Befitting the couple’s long years of marriage and philanthropic efforts, there is a humane, warm quality apparent in many of the sculptures from the Lévys’ collection. Works such as Chadwick’s Sitting Couple or Moore’s charming Mother and Child: Crossed Feet seem to delight in love and togetherness. Generally modest in scale, these are all tactile, highly liveable objects perfectly suited to the couple’s relatively small apartments in both Manhattan and Lausanne. In fact, the Manhattan apartment was built around the collection, with architect Michael de Santis working from photographs and dimensions of artworks to design and fulfil the space. Mireille and James’ creation of homes based fundamentally around their art collection amply illustrates the couple’s emotional connection to the works, their enjoyment of them, and their respect for them as ground-breaking cultural artefacts.
Created around the same time, Seated Figure on Square Steps appears to be tied to the development of Moore’s monumental bronze, Draped Seated Woman, 1957-58, casts of which are now in important public collections including the Tate, London, and the Royal Museums of Fine Arts, Belgium. In both works the figure is posed in a strikingly similar manner: relaxed yet strong, propped up on its left arm, and with both legs leaning gently to one side. A maquette of the monumental work is posed in an identical manner, and retains the steps abandoned in the full-scale sculpture.
Although he eventually opted for a Reclining Figure carved in marble instead, Moore was developing all of these concepts, amongst numerous others, in response to a commission to produce a sculpture for the UNESCO headquarters in Paris.

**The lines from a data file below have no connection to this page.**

@@ -659,36 +659,36 @@
 }
 
 template <bool MASKED, bool DROP, bool TAIL, bool F16>
-__device__ __forceinline__ void dq_tile(const AttnArgs& a, unsigned tk, unsigned tv, unsigned tkt, const bf16x8 (&qf)[4], const bf16x8 (&dof)[4],
-                                        f32x16 (&dq)[2], const uint32_t* myw, bool q_ok, int q, int b, int head, int k0, int Lv,
+__device__ __forceinline__ void dq_half(const AttnArgs& a, unsigned tk, unsigned tv, unsigned tkt, const bf16x8 (&qf)[4], const bf16x8 (&dof)[4],
+                                        f32x16 (&dq)[2], const uint32_t* myw, bool q_ok, int k0, int kk, int Lv,
                                         float lse2, float dlt, float c2, int h, const unsigned long long* mp) {
   const float dlt_s = dlt * a.scale;
   const float dscale = DROP ? a.inv_keep * a.scale : a.scale;
-#pragma unroll
-  for (int kk = 0; kk < 2; ++kk) {
+  {
     f32x16 st, dp;
 #pragma unroll
     for (int i = 0; i < 16; ++i) { st[i] = 0.f; dp[i] = 0.f; }
 #pragma unroll
     for (int s = 0; s < 4; ++s) {
-      st = mma32<F16>(frag_row_x(tk, 32 * kk, s), qf[s], st);
-      dp = mma32<F16>(frag_row_x(tv, 32 * kk, s), dof[s], dp);
-    }
-    uint32_t w = 0xffffffffu;
-    if (MASKED) { const int wi = (k0 >> 5) + kk; w = (q_ok && wi < a.W) ? myw[wi] : 0xffffffffu; }
+      st = mma32<F16>(frag_row_x(tk, 0, s), qf[s], st);
+      dp = mma32<F16>(frag_row_x(tv, 0, s), dof[s], dp);
+    }
+    uint32_t wh = 0xffffffffu;
+    if (MASKED) { const int wi = (k0 >> 5) + kk; wh = ((q_ok && wi < a.W) ? myw[wi] : 0xffffffffu) >> (4 * h); }
+    const int klim = Lv - k0 - 32 * kk - 4 * h;
     u64x8 m0, m1;
     if (DROP) sload_masks16(mp + 16 * kk, m0, m1);
 #pragma unroll
     for (int r = 0; r < 16; ++r) {
-      const int kr = acc_row(r, h);
+      const int kr0 = acc_row(r, 0);
       float pv;
       if (!MASKED) {
         pv = fexp2(fmaf(st[r], c2, -lse2));
       } else {
-        const float v = fmaf(st[r], c2, ((w >> kr) & 1u) ? 0.f : MASK_ADD * LOG2E);
+        const float v = fmaf(st[r], c2, ((wh >> kr0) & 1u) ? 0.f : MASK_ADD * LOG2E);
         pv = fexp2(v - lse2);
       }
-      if (TAIL) pv = (k0 + 32 * kk + kr >= Lv) ? 0.f : pv;
+      if (TAIL) pv = (kr0 >= klim) ? 0.f : pv;
       float t = fmaf(dp[r], dscale, -dlt_s);
       if (DROP) t = sel_set_else(t, -dlt_s, r < 8 ? m0[r & 7] : m1[r & 7]);
       st[r] = pv * t;
@@ -698,14 +698,16 @@
       const bf16x8 dsf = pack8t<F16>(st, s2);
 #pragma unroll
       for (int dt = 0; dt < 2; ++dt)
-        dq[dt] = mma32<F16>(frag_tr_x(tkt, dt, 32 * kk + 16 * s2), dsf, dq[dt]);
+        dq[dt] = mma32<F16>(frag_tr_x(tkt, dt, 16 * s2), dsf, dq[dt]);
     }
   }
 }
 
 #define DQ_NS 4
+#define DQ_STAGE 8192
+static_assert(DQ_STAGE % 128 == 0 && 4 * ATT_PATCH_BYTES <= DQ_NS * DQ_STAGE, "the epilogue's four row patches reuse the ring");
 template <bool F16>
-__global__ __launch_bounds__(256, 2) void attn_bwd_dq_mfma_kernel(AttnArgs a) {
+__global__ __launch_bounds__(256, 3) void attn_bwd_dq_mfma_kernel(AttnArgs a) {
   extern __shared__ __attribute__((aligned(128))) char smem[];
   const int tid = threadIdx.x, lane = tid & 63, l31 = lane & 31, h = lane >> 5;
   const int wid = __builtin_amdgcn_readfirstlane(tid >> 6);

Whereas the present work lays the body bare and features characteristic hollowed out areas around the breasts, shoulders and torso, the monumental version is more clearly classical in feel, using drapery to express form and volume (a motif developed in the shelter drawings of 1940 and 1941 and subsequently reinforced by a visit to Greece in 1951). Even so, classical allusions remain; the asymmetrical pose recalls the pediment carvings of goddesses from the Parthenon, and the use of a stepped pedestal could also be an allusion to the architecture of a Greek temple (a motif that is also used in the UNESCO logo). Indeed, Moore’s sketchbook from the time elucidates the search for timeless forms and records that he wanted to ‘contrast primitive with Greek (late)’ (Henry Moore, quoted in S. Compton, Henry Moore, Catalogue of the Royal Academy Exhibiton, London, 1988, p. 243). The profusion of different variations of the present sculpture’s themes highlight Moore’s iterative, experimental approach as he worked to realise this vision.